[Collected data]
# intel/neural-compressor

Measured on AMD Instinct MI355X. Metric: llama2_7b_gptq_int4_g128_quantize_wall_clock, lower is better.
Workload: dtype bf16

## Files before the change

### include/inc_mi355x.h

```cpp
#ifndef INC_MI355X_H_
#define INC_MI355X_H_

#include <stdint.h>

#ifdef __cplusplus
extern "C" {
#endif

#define INC_OK 0
#define INC_ERR_BAD_ARG (-1)
#define INC_ERR_UNSUPPORTED (-2)
#define INC_ERR_LAUNCH (-3)
#define INC_ERR_WORKSPACE (-4)

#define INC_F32 0
#define INC_F16 1
#define INC_BF16 2

#define INC_SCHEME_ASYM 0
#define INC_SCHEME_SYM 1

typedef void* inc_stream_t;

int inc_abi_version(void);
// ... 184 lines not shown
                          inc_stream_t stream);
int inc_sq_weight_col_absmax(const void* w, int wdtype, int64_t N, int64_t K, float* out, inc_stream_t stream);
int inc_sq_cal_scale(const float* amax_x, const float* amax_w, int64_t K, float alpha, float weight_max_lb, float* scale,
                     inc_stream_t stream);
int inc_sq_quant_weight(const void* w, int wdtype, int64_t N, int64_t K, int64_t Kp, const float* smooth, int8_t* qw,
                        float* w_scale, int32_t* rowsum, inc_stream_t stream);
int inc_sq_quant_act(const void* x, int xdtype, int64_t M, int64_t K, int64_t Kp, const float* in_scale, float sx, float zp,
                     int8_t* out, inc_stream_t stream);
int inc_w8a8_gemm(const int8_t* xq, const int8_t* wq, const float* alpha, const int32_t* corr, const void* bias, void* y,
                  int ydtype, int64_t M, int64_t N, int64_t K, void* workspace, int64_t workspace_bytes,
                  inc_stream_t stream);
int inc_sq_quant_act_token(const void* x, int xdtype, int64_t M, int64_t K, int64_t Kp, const float* in_scale, int8_t* xq,
                           float* row_scale, inc_stream_t stream);
int inc_w8a8_gemm_rowscale(const int8_t* xq, const int8_t* wq, const float* row_scale, const float* alpha, const void* bias,
                           void* y, int ydtype, int64_t M, int64_t N, int64_t K, void* workspace, int64_t workspace_bytes,
                           inc_stream_t stream);

#define INC_MX_FP8_E4M3 0
#define INC_MX_FP4_E2M1 4
#define INC_MX_KTILE 128
#define INC_MX_GEMV_MAX_M 16
int inc_mx_quant(const void* x, int xdtype, int64_t M, int64_t K, int64_t Kp, int fmt, uint8_t* codes, uint8_t* scales,
                 inc_stream_t stream);
int inc_mx_gemm(const uint8_t* xq, const uint8_t* xs, int xfmt, const uint8_t* wq, const uint8_t* ws, int wfmt, const void* bias,
                void* y, int ydtype, int64_t M, int64_t N, int64_t Kp, inc_stream_t stream);
int inc_mx_gemv(const uint8_t* xq, const uint8_t* xs, int xfmt, const uint8_t* wq, const uint8_t* ws, int wfmt, const void* bias,
                void* y, int ydtype, int64_t M, int64_t N, int64_t Kp, inc_stream_t stream);
int inc_mx_gemv_multi(int n, const uint8_t* xq, const uint8_t* xs, int xfmt, const uint8_t* const* wq, const uint8_t* const* ws,
                      int wfmt, const void* const* bias, void* const* y, int ydtype, int64_t M, const int64_t* N, int64_t Kp,
                      inc_stream_t stream);
int inc_mx_moe_gemm(int mode, const uint8_t* aq, const uint8_t* as, int afmt, const int32_t* route, const uint8_t* wq,
                    const uint8_t* ws, int wfmt, const void* routing_weights, int wdtype, void* out, int odtype, int64_t T, int top_k,
                    int64_t E, int64_t N, int64_t Kp, inc_stream_t stream);

int inc_fp8_quant_rows(const void* x, int xdtype, int64_t M, int64_t K, int64_t Kp, const float* in_scale, uint8_t* codes,
                       float* row_scale, inc_stream_t stream);
int inc_fp8_gemm(const uint8_t* xq, const float* row_scale, const uint8_t* wq, const float* alpha, const void* bias, void* y, int ydtype,
                 int64_t M, int64_t N, int64_t Kp, inc_stream_t stream);
int inc_fp8_gemv(const uint8_t* xq, const float* row_scale, const uint8_t* wq, const float* alpha, const void* bias, void* y, int ydtype,
                 int64_t M, int64_t N, int64_t Kp, inc_stream_t stream);
int inc_fp8_moe_gemm(int mode, const uint8_t* aq, const float* a_scale, const int32_t* route, const uint8_t* wq, const float* alpha,
                     const void* routing_weights, int wdtype, void* out, int odtype, int64_t T, int top_k, int64_t E, int64_t N,
                     int64_t Kp, inc_stream_t stream);

int inc_probe_hbm_triad(float* a, const float* b, const float* c, float s, int64_t n, inc_stream_t stream);
int inc_probe_hbm_copy(void* dst, const void* src, int64_t bytes, int variant, inc_stream_t stream);
int inc_probe_mfma_bf16(const void* src, float* sink, int blocks, int iters, double* flops_out, inc_stream_t stream);
int inc_trace_marker(int id, inc_stream_t stream);

int inc_fwd_silu_mul(const void* gate, const void* up, void* out, int64_t n, int dtype, inc_stream_t stream);
int inc_fwd_rope(const void* q, const void* k, const void* cos, const void* sin, void* q_out, void* k_out, int64_t B, int64_t Hq,
                 int64_t Hk, int64_t T, int64_t D, const int64_t* strides, int64_t cs_batch, int dtype, inc_stream_t stream);
int inc_fwd_rmsnorm(const void* x, const void* w, void* out, int64_t rows, int64_t cols, float eps, int dtype, inc_stream_t stream);

#ifdef __cplusplus
}
#endif
#endif
```

### neural_compressor_amd/_lib.py

```python

import ctypes
import os
from ctypes import c_char_p, c_float, c_int, c_int64, c_void_p

_HERE = os.path.dirname(os.path.abspath(__file__))
LIB_PATH = os.path.join(_HERE, "libinc_mi355x.so")
ABI_VERSION = 12
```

(THE TASK):
Track down every line in the entries that includes the string "ctypes", and copy it.

(YOUR SOLUTION):
import ctypes
from ctypes import c_char_p, c_float, c_int, c_int64, c_void_p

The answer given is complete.